START Input material

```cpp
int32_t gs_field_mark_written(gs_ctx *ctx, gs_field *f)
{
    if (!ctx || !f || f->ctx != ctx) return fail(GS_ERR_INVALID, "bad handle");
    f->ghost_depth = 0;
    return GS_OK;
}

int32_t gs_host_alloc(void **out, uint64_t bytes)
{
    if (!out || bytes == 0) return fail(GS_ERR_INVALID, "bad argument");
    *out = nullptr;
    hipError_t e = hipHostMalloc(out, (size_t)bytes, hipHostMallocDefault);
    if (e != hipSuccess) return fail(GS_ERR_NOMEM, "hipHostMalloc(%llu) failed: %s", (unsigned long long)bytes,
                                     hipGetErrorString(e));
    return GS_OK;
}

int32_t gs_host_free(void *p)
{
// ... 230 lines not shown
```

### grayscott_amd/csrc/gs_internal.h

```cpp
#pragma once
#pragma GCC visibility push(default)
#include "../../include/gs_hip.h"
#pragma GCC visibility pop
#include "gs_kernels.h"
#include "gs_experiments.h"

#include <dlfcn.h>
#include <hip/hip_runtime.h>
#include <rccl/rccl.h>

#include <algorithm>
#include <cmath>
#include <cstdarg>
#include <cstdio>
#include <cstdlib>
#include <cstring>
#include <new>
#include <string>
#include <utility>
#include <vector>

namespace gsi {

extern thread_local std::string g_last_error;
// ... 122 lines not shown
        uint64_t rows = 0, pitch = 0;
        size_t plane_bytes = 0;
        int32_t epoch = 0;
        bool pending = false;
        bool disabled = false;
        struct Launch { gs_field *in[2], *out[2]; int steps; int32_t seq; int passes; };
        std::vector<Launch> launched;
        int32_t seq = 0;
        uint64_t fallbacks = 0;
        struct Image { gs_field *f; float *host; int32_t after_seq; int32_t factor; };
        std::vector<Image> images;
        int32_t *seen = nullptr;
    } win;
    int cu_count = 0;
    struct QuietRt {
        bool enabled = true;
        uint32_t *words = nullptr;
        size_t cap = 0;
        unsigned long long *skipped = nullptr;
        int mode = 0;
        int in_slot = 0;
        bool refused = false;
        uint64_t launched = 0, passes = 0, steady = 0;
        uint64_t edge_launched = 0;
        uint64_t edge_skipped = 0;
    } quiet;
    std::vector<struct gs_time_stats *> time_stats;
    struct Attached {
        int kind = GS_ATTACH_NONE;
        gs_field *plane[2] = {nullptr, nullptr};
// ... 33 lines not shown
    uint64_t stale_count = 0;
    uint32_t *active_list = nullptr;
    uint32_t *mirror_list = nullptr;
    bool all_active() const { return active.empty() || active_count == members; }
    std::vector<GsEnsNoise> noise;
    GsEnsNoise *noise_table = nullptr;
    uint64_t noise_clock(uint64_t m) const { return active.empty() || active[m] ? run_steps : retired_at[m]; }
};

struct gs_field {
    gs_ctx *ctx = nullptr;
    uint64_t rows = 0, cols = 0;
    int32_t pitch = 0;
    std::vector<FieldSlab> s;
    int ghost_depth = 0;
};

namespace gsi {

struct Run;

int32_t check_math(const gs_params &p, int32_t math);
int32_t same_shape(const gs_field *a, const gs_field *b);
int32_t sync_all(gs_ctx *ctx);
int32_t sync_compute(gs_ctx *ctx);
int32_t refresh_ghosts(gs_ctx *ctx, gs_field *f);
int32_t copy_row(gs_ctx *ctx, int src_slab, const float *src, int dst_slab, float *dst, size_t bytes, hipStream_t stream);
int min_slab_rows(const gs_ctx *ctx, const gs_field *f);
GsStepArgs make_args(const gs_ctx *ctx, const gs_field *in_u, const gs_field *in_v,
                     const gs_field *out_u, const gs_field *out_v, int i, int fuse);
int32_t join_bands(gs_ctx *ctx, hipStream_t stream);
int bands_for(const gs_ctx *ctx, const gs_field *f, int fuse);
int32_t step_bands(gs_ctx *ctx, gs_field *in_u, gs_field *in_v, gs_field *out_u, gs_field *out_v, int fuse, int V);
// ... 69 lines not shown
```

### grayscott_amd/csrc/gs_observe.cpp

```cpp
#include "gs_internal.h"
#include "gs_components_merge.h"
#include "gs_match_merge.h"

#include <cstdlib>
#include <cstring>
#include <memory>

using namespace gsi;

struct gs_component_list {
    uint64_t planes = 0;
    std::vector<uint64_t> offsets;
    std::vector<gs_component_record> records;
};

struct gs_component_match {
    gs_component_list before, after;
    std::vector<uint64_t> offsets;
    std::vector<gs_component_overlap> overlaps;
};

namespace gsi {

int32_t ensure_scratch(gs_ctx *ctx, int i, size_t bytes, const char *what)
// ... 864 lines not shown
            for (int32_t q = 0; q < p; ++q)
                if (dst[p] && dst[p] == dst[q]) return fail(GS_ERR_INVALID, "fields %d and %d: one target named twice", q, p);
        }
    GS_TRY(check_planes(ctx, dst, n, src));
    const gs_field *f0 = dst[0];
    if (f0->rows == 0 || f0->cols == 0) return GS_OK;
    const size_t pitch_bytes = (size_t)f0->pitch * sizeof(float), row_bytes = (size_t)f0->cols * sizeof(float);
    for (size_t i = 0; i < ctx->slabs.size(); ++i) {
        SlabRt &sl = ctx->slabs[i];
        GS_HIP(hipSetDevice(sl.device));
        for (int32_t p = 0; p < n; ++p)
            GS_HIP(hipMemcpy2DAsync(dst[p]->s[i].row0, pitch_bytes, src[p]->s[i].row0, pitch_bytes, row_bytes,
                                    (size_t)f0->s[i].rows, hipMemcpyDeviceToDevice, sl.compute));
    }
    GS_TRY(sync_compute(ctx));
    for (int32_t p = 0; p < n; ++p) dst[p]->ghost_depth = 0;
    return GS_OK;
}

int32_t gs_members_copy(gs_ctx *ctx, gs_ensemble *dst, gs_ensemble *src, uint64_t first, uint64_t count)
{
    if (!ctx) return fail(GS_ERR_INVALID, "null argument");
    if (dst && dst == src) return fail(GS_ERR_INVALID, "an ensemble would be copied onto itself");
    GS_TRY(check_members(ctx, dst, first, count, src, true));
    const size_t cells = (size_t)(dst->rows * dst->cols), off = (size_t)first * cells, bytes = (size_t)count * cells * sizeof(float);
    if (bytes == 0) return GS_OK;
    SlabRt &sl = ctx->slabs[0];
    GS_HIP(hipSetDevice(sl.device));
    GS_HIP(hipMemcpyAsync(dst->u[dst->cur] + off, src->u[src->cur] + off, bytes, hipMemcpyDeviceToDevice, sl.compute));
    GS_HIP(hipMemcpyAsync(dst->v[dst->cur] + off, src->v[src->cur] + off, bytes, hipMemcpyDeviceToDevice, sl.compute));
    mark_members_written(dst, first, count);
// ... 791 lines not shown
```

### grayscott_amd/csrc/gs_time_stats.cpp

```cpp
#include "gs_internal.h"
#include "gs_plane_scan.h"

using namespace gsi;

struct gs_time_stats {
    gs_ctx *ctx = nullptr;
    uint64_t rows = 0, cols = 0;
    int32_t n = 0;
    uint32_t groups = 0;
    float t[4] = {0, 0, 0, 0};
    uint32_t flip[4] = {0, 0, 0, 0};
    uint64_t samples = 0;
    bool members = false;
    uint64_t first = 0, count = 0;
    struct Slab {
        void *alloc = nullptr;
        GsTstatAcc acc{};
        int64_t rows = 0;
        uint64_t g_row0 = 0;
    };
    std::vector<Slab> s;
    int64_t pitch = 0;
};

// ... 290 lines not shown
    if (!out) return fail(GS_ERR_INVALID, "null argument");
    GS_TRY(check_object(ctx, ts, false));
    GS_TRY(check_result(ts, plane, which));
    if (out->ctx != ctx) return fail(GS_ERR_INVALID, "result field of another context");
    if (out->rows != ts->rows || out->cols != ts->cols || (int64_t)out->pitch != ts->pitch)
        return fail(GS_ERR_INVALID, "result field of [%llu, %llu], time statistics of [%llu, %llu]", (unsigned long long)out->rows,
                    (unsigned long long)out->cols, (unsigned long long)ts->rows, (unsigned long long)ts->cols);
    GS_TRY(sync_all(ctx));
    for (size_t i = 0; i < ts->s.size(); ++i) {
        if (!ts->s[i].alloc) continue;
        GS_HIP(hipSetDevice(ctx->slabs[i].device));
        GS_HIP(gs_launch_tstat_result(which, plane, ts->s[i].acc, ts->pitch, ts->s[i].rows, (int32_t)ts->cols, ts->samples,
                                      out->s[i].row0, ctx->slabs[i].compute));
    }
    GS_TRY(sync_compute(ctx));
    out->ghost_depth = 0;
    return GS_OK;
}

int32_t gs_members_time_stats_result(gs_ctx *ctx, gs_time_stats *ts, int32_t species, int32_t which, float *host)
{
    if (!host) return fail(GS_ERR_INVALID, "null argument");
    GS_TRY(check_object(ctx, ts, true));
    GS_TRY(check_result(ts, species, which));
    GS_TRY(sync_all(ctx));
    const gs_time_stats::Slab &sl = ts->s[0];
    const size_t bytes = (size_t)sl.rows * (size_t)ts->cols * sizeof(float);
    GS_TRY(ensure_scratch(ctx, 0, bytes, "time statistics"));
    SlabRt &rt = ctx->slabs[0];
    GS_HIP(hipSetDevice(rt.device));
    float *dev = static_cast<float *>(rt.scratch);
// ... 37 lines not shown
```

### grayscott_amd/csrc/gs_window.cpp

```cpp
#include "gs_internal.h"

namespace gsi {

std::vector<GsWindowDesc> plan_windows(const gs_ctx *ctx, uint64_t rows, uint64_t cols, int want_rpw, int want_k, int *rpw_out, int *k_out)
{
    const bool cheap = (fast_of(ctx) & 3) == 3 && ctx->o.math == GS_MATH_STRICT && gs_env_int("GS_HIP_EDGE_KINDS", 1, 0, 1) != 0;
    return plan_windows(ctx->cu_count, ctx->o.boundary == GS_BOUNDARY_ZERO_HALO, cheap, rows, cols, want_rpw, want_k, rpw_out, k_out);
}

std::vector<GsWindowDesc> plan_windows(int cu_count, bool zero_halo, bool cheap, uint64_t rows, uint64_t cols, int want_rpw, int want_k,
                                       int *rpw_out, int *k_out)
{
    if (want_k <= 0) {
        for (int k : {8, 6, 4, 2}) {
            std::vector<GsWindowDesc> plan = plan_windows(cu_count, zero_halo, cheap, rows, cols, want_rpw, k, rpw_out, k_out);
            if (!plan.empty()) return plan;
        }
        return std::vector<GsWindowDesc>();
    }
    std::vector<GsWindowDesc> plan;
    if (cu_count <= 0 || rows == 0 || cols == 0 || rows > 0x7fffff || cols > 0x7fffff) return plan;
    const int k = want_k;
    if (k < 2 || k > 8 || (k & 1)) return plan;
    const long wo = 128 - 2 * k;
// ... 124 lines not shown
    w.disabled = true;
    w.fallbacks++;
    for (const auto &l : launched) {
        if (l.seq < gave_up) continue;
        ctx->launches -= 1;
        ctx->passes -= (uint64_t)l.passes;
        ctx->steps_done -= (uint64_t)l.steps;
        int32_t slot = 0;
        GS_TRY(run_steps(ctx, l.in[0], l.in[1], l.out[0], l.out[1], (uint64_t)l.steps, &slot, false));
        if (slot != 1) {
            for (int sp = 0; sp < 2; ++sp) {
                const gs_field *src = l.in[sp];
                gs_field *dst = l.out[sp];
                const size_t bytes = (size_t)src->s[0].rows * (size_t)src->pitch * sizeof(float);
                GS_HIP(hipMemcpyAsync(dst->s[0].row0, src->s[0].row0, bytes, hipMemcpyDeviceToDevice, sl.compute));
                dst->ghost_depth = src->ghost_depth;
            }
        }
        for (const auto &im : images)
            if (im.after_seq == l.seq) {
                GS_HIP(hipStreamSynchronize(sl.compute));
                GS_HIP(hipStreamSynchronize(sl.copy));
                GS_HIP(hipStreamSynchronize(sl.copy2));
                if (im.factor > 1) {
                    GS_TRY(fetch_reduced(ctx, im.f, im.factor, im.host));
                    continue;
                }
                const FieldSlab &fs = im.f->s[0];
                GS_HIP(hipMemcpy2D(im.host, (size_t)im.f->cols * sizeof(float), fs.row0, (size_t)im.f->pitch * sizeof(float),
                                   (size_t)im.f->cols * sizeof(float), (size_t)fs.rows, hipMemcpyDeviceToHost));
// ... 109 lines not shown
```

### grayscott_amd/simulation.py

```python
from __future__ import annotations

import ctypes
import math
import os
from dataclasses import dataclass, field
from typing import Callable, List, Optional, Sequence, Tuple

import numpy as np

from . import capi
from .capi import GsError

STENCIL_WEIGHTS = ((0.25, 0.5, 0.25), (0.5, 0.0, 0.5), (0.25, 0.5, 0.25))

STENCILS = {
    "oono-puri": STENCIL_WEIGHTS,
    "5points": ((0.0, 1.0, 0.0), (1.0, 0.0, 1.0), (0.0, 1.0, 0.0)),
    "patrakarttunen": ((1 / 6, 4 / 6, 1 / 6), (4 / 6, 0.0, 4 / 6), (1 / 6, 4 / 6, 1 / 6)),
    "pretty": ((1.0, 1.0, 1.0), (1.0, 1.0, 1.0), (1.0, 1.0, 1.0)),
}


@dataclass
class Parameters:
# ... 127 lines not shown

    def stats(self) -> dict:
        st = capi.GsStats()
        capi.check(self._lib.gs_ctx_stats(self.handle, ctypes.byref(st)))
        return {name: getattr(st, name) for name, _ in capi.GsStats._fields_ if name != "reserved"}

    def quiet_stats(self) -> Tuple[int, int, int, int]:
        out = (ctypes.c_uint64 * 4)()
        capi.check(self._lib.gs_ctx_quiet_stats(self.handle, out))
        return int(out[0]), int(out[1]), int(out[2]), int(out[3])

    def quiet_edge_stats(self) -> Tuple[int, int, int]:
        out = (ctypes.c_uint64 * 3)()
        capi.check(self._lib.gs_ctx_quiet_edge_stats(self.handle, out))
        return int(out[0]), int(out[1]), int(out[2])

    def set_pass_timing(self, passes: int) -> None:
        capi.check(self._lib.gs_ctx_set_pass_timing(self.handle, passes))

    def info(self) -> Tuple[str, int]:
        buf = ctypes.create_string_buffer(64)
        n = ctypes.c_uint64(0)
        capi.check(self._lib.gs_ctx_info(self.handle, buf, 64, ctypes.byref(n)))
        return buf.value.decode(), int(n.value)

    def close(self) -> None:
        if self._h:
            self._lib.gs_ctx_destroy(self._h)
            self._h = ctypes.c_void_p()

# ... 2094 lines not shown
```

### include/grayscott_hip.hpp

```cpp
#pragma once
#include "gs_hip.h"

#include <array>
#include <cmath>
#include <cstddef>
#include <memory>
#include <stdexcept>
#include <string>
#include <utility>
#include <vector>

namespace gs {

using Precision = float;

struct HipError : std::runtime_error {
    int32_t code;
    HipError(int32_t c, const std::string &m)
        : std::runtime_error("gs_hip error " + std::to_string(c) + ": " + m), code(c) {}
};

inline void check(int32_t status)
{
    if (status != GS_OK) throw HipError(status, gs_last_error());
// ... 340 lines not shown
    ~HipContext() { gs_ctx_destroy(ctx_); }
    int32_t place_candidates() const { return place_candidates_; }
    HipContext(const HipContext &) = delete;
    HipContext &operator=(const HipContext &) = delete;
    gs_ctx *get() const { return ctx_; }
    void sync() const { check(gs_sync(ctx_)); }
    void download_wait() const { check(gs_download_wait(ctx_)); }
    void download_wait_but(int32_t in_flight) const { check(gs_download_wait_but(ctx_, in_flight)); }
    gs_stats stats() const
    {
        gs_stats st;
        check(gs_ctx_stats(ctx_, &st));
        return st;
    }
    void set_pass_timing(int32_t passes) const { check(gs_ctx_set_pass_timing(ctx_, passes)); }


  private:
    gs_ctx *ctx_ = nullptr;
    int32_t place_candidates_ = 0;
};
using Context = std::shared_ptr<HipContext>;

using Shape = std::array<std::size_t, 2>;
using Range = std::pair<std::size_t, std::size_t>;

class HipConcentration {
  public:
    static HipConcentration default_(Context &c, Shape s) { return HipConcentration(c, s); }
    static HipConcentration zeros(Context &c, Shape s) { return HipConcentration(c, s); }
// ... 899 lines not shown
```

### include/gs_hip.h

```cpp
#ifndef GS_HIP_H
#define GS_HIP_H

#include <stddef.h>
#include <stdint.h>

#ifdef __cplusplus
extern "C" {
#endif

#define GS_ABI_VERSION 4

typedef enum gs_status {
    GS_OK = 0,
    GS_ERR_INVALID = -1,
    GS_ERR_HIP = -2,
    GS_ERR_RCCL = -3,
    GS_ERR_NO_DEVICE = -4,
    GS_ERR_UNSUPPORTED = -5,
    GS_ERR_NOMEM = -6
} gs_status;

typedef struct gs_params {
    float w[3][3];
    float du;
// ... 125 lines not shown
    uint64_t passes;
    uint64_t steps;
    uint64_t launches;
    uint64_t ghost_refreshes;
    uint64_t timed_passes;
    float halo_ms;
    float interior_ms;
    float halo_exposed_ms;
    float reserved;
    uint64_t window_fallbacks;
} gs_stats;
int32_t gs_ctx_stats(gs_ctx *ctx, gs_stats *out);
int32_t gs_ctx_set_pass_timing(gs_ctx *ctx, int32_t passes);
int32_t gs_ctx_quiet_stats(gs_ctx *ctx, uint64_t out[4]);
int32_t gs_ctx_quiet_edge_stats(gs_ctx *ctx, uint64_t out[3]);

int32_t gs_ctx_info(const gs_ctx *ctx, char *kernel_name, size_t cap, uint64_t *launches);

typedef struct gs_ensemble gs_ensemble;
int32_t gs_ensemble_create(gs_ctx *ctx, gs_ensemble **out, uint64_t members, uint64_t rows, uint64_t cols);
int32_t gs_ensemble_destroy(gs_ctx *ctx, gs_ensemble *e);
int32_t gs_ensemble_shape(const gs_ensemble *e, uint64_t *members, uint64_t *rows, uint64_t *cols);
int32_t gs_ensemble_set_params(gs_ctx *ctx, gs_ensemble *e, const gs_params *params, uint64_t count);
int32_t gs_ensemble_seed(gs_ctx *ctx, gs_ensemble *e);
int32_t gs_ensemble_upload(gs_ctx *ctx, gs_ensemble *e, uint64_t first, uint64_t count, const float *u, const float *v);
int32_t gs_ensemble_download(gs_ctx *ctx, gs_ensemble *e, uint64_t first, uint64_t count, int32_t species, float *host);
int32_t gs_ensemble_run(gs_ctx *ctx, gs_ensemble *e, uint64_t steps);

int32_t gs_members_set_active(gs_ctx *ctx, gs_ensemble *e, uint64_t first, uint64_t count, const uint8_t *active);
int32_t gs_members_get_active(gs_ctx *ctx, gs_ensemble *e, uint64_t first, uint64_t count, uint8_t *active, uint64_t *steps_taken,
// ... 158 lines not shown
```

END Input material

- Assignment: Search the records for the word "GsStats" and copy out every line that holds it.

- Exercise output:
        st = capi.GsStats()
        return {name: getattr(st, name) for name, _ in capi.GsStats._fields_ if name != "reserved"}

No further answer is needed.